Ich werde im Folgenden eine Reihe von Definitionen oder Charakterisierungen dieser Art des praktischen Naturalismus geben, die meines Erachtens äquivalent sind. Doch wir können vorläufig festhalten, dass einer solchen Konzeption zufolge der Begriff Mensch der zentrale Begriff der von uns entwickelten praktischen Philosophie ist. Hierbei ist es entscheidend, dass das Wort »Mensch« in einer bestimmten Hinsicht auf derselben Ebene mit Wörtern wie »Wanderratte« und »Küstenmammutbaum« angesiedelt ist und dass sich der Begriff eines Menschen von gleichartigen imaginären Begriffen wie denen eines Marsianers oder sonstiger außerirdischer denkender Tiere, die in Science-Fiction-Romanen und in der Philosophie auftauchen, unterscheidet. Es bringt etwas zum Ausdruck, für das zwei Arme, zwei Beine und eine bestimmte Art von Nervensystem charakteristisch sind. Vom Wort »Mensch« kann man sagen, dass es eine spezifische Natur materieller Einzeldinge ausdrückt, die vor vielen Jahrzehntausenden durch einen Prozess der darwinistischen Evolution entstanden ist. Ein bestimmter Begriff, der des 30Menschen, dem man all jene Prädikate beifügen kann, ist in dem praktisch naturalistischen Ansatz, den ich hier erwäge, zugleich der zentrale Begriff der praktischen Philosophie.

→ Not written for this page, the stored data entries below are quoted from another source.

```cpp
constexpr int kMlpRows = 16;
// ... 191 lines not shown
        const int cA = min(c + 1, kchunks - 1);
#pragma unroll
        for (int t = 0; t < RT; ++t)
          ab[(s + 1) & 1][t] = *reinterpret_cast<const f32x4_t*>(arow + 16 * t * ldin + 16 * cA);
        __builtin_amdgcn_sched_barrier(0);
#pragma unroll
        for (int e = 0; e < 4; ++e)
#pragma unroll
          for (int j = 0; j < TPW; ++j)
#pragma unroll
            for (int t = 0; t < RT; ++t) acc[j][t] = mfma16(ab[s & 1][t][e], P.ring[s * TPW + j][e], acc[j][t]);
        if constexpr (decltype(refill)::value) {
          const int cn = min(c + PD, kchunks - 1);
#pragma unroll
          for (int j = 0; j < TPW; ++j)
            P.ring[s * TPW + j] = *reinterpret_cast<const f32x4_t*>(P.wrow[j] + kFragStep * cn);
        }
      }
      __builtin_amdgcn_sched_barrier(0);
    }
  };
  int c0 = 0;
  for (; c0 + PD < kchunks; c0 += PD) {
    cycle(c0, PD, std::true_type{});
#if RK_MLP_SYNC
    if ((c0 + PD) % kMlpSyncChunks == 0) mlp_sync_barrier();
#endif
  }
  if (kchunks - c0 == PD) {
    cycle(c0, PD, std::false_type{});
  } else {
    cycle(c0, kchunks - c0, std::false_type{});
    __builtin_amdgcn_s_waitcnt(0x0F70);
  }
  next();

#ifdef RK_MLP_PHASES
  if (wave == 0 && lane == 0) s_mlp_marks[dbg_mark] = clock64() - dbg_t0;
  if (lane == 0 && dbg_mark / 4 < 4) s_mlp_wave_marks[dbg_mark / 4][wave][0] = (unsigned)(clock64() - dbg_t0);
#endif
#if RK_MLP_EPI_PRIO
  __builtin_amdgcn_s_setprio(2);
#endif
  float* const store = STORE ? L.store : nullptr;
  const int64_t ld_store = L.ld_store;
  auto epilogue = [&](auto DICE, auto RES) {
#pragma unroll
    for (int j = 0; j < TPW; ++j) {
      const int n = 16 * (wave + kMlpWaves * j) + li;
      const bool real = n < L.n;
      const ColEpi ep = ep_bcast(P.ep[j], lane);
      float res[RT][4];
#pragma unroll
      for (int t = 0; t < RT; ++t)
#pragma unroll
        for (int r = 0; r < 4; ++r) res[t][r] = RES ? out[(16 * t + (lane >> 4) * 4 + r) * ldout + n] : 0.f;
#pragma unroll
      for (int t = 0; t < RT; ++t)
#pragma unroll
        for (int r = 0; r < 4; ++r) {
          const int row = 16 * t + (lane >> 4) * 4 + r;
          const float v = col_apply(L, ep, DICE, acc[j][t][r], RES, res[t][r]);
          const float z = real ? v : 0.f;
          out[row * ldout + n] = z;
          if constexpr (STORE)
            if (store && real && row < rows) store[(m0 + row) * ld_store + n] = z;
        }
    }
  };
  const bool dice = L.act == RK_ACT_DICE;
  if (L.residual != 0) {
    if (dice)
      epilogue(std::true_type{}, std::true_type{});
    else
      epilogue(std::false_type{}, std::true_type{});
  } else {
    if (dice)
      epilogue(std::true_type{}, std::false_type{});
    else
      epilogue(std::false_type{}, std::false_type{});
  }
#ifdef RK_MLP_PHASES
  if (lane == 0 && dbg_mark / 4 < 4) s_mlp_wave_marks[dbg_mark / 4][wave][1] = (unsigned)(clock64() - dbg_t0);
#endif
}

__device__ __forceinline__ void mlp_lds_barrier() { asm volatile("s_waitcnt lgkmcnt(0)\n\ts_barrier" ::: "memory"); }

struct NoStage {
  __device__ void issue() const {}
  __device__ void operator()() const {}
  __device__ void side() const {}
};
template <class I, class F>
struct TwoPhaseStage {
  I i;
  F f;
  __device__ void issue() { i(); }
  __device__ void operator()() { f(); }
  __device__ void side() {}
};
template <class E, class I, class F, class S>
struct StagedStage {
  static constexpr bool kEarly = true;
  E e;
  I i;
  F f;
  S s;
  __device__ void early() { e(); }
  __device__ void issue() { i(); }
  __device__ void operator()() { f(); }
  __device__ void side() { s(); }
};
template <class E, class I, class F, class S>
__device__ __forceinline__ StagedStage<E, I, F, S> staged(E e, I i, F f, S s) {
  return StagedStage<E, I, F, S>{e, i, f, s};
}
template <class T, class = void>
struct stage_has_early : std::false_type {};
template <class T>
struct stage_has_early<T, std::void_t<decltype(T::kEarly)>> : std::true_type {};
template <class T, class = void>
struct stage_side_layer {
  static constexpr int value = -1;
};
template <class T>
struct stage_side_layer<T, std::void_t<decltype(T::kSideLayer)>> {
  static constexpr int value = T::kSideLayer;
};
template <class T, class = void>
struct stage_pre_chunks {
  static constexpr int value = 0;
};
template <class T>
struct stage_pre_chunks<T, std::void_t<decltype(T::kPreChunks)>> {
  static constexpr int value = T::kPreChunks;
};
template <int KS, class S>
struct PreChunks : S {
  static constexpr int kPreChunks = KS;
};
template <class T, class = void>
struct stage_ring_early {
  static constexpr int value = -1;
};
template <class T>
struct stage_ring_early<T, std::void_t<decltype(T::kRingEarly)>> {
  static constexpr int value = T::kRingEarly;
};
template <int N, class S>
struct RingEarly : S {
  static constexpr int kRingEarly = N;
};
template <int N, class S>
__device__ __forceinline__ RingEarly<N, S> ring_early(S s) {
  return RingEarly<N, S>{s};
}
template <int L, class S>
struct SideAt : S {
  static constexpr int kSideLayer = L;
};
template <int L, class S>
__device__ __forceinline__ SideAt<L, S> side_at(S s) {
  return SideAt<L, S>{s};
}
template <class I, class F>
__device__ __forceinline__ TwoPhaseStage<I, F> two_phase(I i, F f) {
  return TwoPhaseStage<I, F>{i, f};
}
template <class F>
__device__ __forceinline__ auto finish_only(F f) {
  return two_phase([] {}, f);
}

template <int RT = 1, bool STORE = false, class Stage = NoStage>
__device__ __forceinline__ void mlp_rows(const rk_mlp_layer* __restrict__ layers, int nl, int K0, float* buf0,
                                         int ld0, float* buf1, int ld1, int64_t m0, int rows,
                                         const rk_epilogue& h, float* y, int64_t ldy, int tid,
                                         Stage stage = Stage(), const float* lds_partial = nullptr,
                                         const int64_t* row_ids = nullptr) {
  const int lane = tid & 63, wave = __builtin_amdgcn_readfirstlane(tid >> 6);
  LayerPipe pipe;
  auto prepare = [&](int l) {
    const int nt = pad64(layers[l].n) / 16;
    const int kch = pad64(l ? layers[l - 1].n : K0) / 16;
#if RK_MLP_UNIFORM_PREP
    if (wave < nt) pipe.prepare_any(layers[l], kch, wave + kMlpWaves < nt, wave, lane);
#else
    if (wave + kMlpWaves < nt)
      pipe.prepare<2, 4>(layers[l], kch, wave, lane);
    else if (wave < nt)
      pipe.prepare<1, 8>(layers[l], kch, wave, lane);
#endif
  };
#if RK_MLP_EARLY_RING
  auto prepare_ring = [&](int l) {
    const int nt = pad64(layers[l].n) / 16;
    const int kch = pad64(layers[l - 1].n) / 16;
    if (wave + kMlpWaves < nt)
      pipe.prepare_ring<2, 4>(layers[l], kch, wave, lane);
    else if (wave < nt)
      pipe.prepare_ring<1, 8>(layers[l], kch, wave, lane);
  };
  auto prepare_ep = [&](int l) {
    const int nt = pad64(layers[l].n) / 16;
    if (wave + kMlpWaves < nt)
      pipe.prepare_ep<2>(layers[l], wave, lane);
    else if (wave < nt)
      pipe.prepare_ep<1>(layers[l], wave, lane);
  };
#endif
  const int Kh = nl ? layers[nl - 1].n : K0;
  const bool hpre = h.head_w != nullptr && Kh <= 128;
  float hw[2] = {0.f, 0.f};
  float hp = 0.f;
  auto head_prefetch = [&]() {
    if (!hpre) return;
#pragma unroll
    for (int c = 0; c < 2; ++c)
      if (lane + 64 * c < Kh) hw[c] = h.head_w[lane + 64 * c];
    if (wave < rows && h.head_partial && !lds_partial) hp = h.head_partial[row_ids ? row_ids[wave] : m0 + wave];
  };
#ifdef RK_MLP_PHASES
  const unsigned long long t_start = clock64();
#endif
  stage.issue();
  __builtin_amdgcn_sched_barrier(0);
  if (nl > 0) prepare(0);
  if (nl <= 1) head_prefetch();
  MLP_MARK(4 * RK_MLP_MAX_LAYERS - 4, t_start);
  stage();
  mlp_lds_barrier();
  MLP_MARK(4 * RK_MLP_MAX_LAYERS, t_start);
  int Kp = pad64(K0);
  for (int l = 0; l < nl; ++l) {
    const unsigned long long t0 =
#ifdef RK_MLP_PHASES
        clock64();
#else
        0;
#endif
    const rk_mlp_layer& L = layers[l];
    const int ntiles = pad64(L.n) / 16;
    const float* in = (l & 1) ? buf1 : buf0;
    float* out = (l & 1) ? buf0 : buf1;
    const int ldin = (l & 1) ? ld1 : ld0, ldout = (l & 1) ? ld0 : ld1;
#if RK_MLP_EARLY_RING
    auto next = [&] {
      if (l + 1 < nl) prepare_ring(l + 1);
    };
#else
    auto next = [] {};
#endif
    if (wave + kMlpWaves < ntiles) {
      mlp_layer<2, RT, 4, STORE>(pipe, L, in, ldin, out, ldout, Kp, wave, lane, m0, rows, next, 4 * l, t0);
    } else if (wave < ntiles) {
      mlp_layer<1, RT, 8, STORE>(pipe, L, in, ldin, out, ldout, Kp, wave, lane, m0, rows, next, 4 * l, t0);
    } else {
#if RK_MLP_SYNC
      for (int i = 0; i < (Kp / 16 - 1) / kMlpSyncChunks; ++i) mlp_sync_barrier();
#endif
      next();
    }
    MLP_MARK(4 * l + 1, t0);
#if RK_MLP_EARLY_RING
    if (l + 1 < nl) prepare_ep(l + 1);
#else
    if (l + 1 < nl) prepare(l + 1);
#endif
    if (l + 2 == nl) head_prefetch();
    MLP_MARK(4 * l + 2, t0);
    mlp_lds_barrier();
#if RK_MLP_EPI_PRIO
    __builtin_amdgcn_s_setprio(0);
#endif
    MLP_MARK(4 * l + 3, t0);
    Kp = pad64(L.n);
  }
  const float* fin = (nl & 1) ? buf1 : buf0;
  const int ldf = (nl & 1) ? ld1 : ld0;
  const int K = nl ? layers[nl - 1].n : K0;
  if (h.head_w) {
    for (int r = wave; r < rows; r += kMlpWaves) {
      const bool pre = hpre && r == wave;
      float p = 0.f;
      if (pre) {
#pragma unroll
        for (int c = 0; c < 2; ++c)
          if (lane + 64 * c < K) p = fmaf(fin[r * ldf + lane + 64 * c], hw[c], p);
      } else {
        for (int n = lane; n < K; n += 64) p = fmaf(fin[r * ldf + n], h.head_w[n], p);
      }
      p = wave_sum(p);
      if (lane == 0) {
        const int64_t m = row_ids ? row_ids[r] : m0 + r;
        float logit = p + h.head_b[0];
        if (lds_partial)
          logit = lds_partial[r] + logit;
        else if (h.head_partial)
          logit = (pre ? hp : h.head_partial[m]) + logit;
        if (h.fm1) {
          if (h.head_aux) h.head_aux[m] = logit;
          logit = h.fm1[m] * h.final_w[0] + h.fm2[m] * h.final_w[1] + logit * h.final_w[2] + h.final_b[0];
        }
        if (h.head_logit) h.head_logit[m] = logit;
        if (h.head_prob) h.head_prob[m] = 1.0f / (1.0f + expf(-logit));
// ... 15 lines not shown
```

Folglich nimmt in einem praktischen Naturalismus der Begriff dessen, was spezifisch menschlich ist, dieselbe Position ein, die der Begriff eines Vernunftwesens oder einer »Person« in Kants System einnimmt. Die Begriffe einer Person oder eines Vernunftwesens würden, so wie Kant sie versteht, nicht nur dich und mich, sondern auch Marsianer und sogar Engel abdecken. Wo Kant von einer Konzeption der praktischen Vernunft im Allgemeinen oder der reinen praktischen Vernunft Gebrauch macht, deren Gehalt für alle praktisch denkenden Wesen gleich ist, und wo er vom Willen im Allgemeinen spricht, macht der naive Aristoteliker stattdessen von der Konzeption eines spezifisch menschlichen Vermögens der praktischen Vernunft und des spezifisch menschlichen Willens Gebrauch.
Ein naiver Aristotelismus oder praktischer Naturalismus wurde jüngst von Philippa Foot in ihrem Buch Die Natur des Guten vorgebracht.[1] Ich denke, dass eine solche Theorie auch von Karl Marx vertreten wurde. Doch hat er sie nie deutlich ausbuchstabiert, da ihn seine besonderen Obsessionen in eine andere Richtung geführt haben. Diese Behauptung über Marx betrifft höchst strittige Interpretationsfragen. Deswegen werde ich, obwohl ich den jungen Marx noch erwähnen werde, hauptsächlich Foots Die Natur des Guten zur Illustration der Sichtweise, die ich zu ermöglichen beabsichtige, heranziehen. (Ich erwähne Foot und Marx als die philosophisch anspruchsvollen Vertreter einer solchen Sichtweise; es gibt andere, die weniger anspruchsvoll sind.)
Die Schwierigkeit besteht darin, dass Foot nicht klargestellt zu haben scheint, dass die Kritik, die unter anderen John McDowell vorgebracht hat, sowie eine Reihe anderer Einwände, die unmittelbar dem gegenwärtigen Gedankenumfeld entspringen, ihre Theorie nicht treffen. Der Kern all jener Einwände besteht grob gesagt darin, dass jeder derartige Naturalismus eine Art des reduktiven Empirismus, vielleicht gepaart mit einem alarmierenden und idiotischen moralischen Konservativismus, zum Ausdruck bringt. Foot hat meines Erachtens nicht genügend Arbeit geleistet, um die ex31treme Entfremdung der gegenwärtigen Menschen von dem, was im Begriff Mensch ausgedrückt wird, zu überwinden.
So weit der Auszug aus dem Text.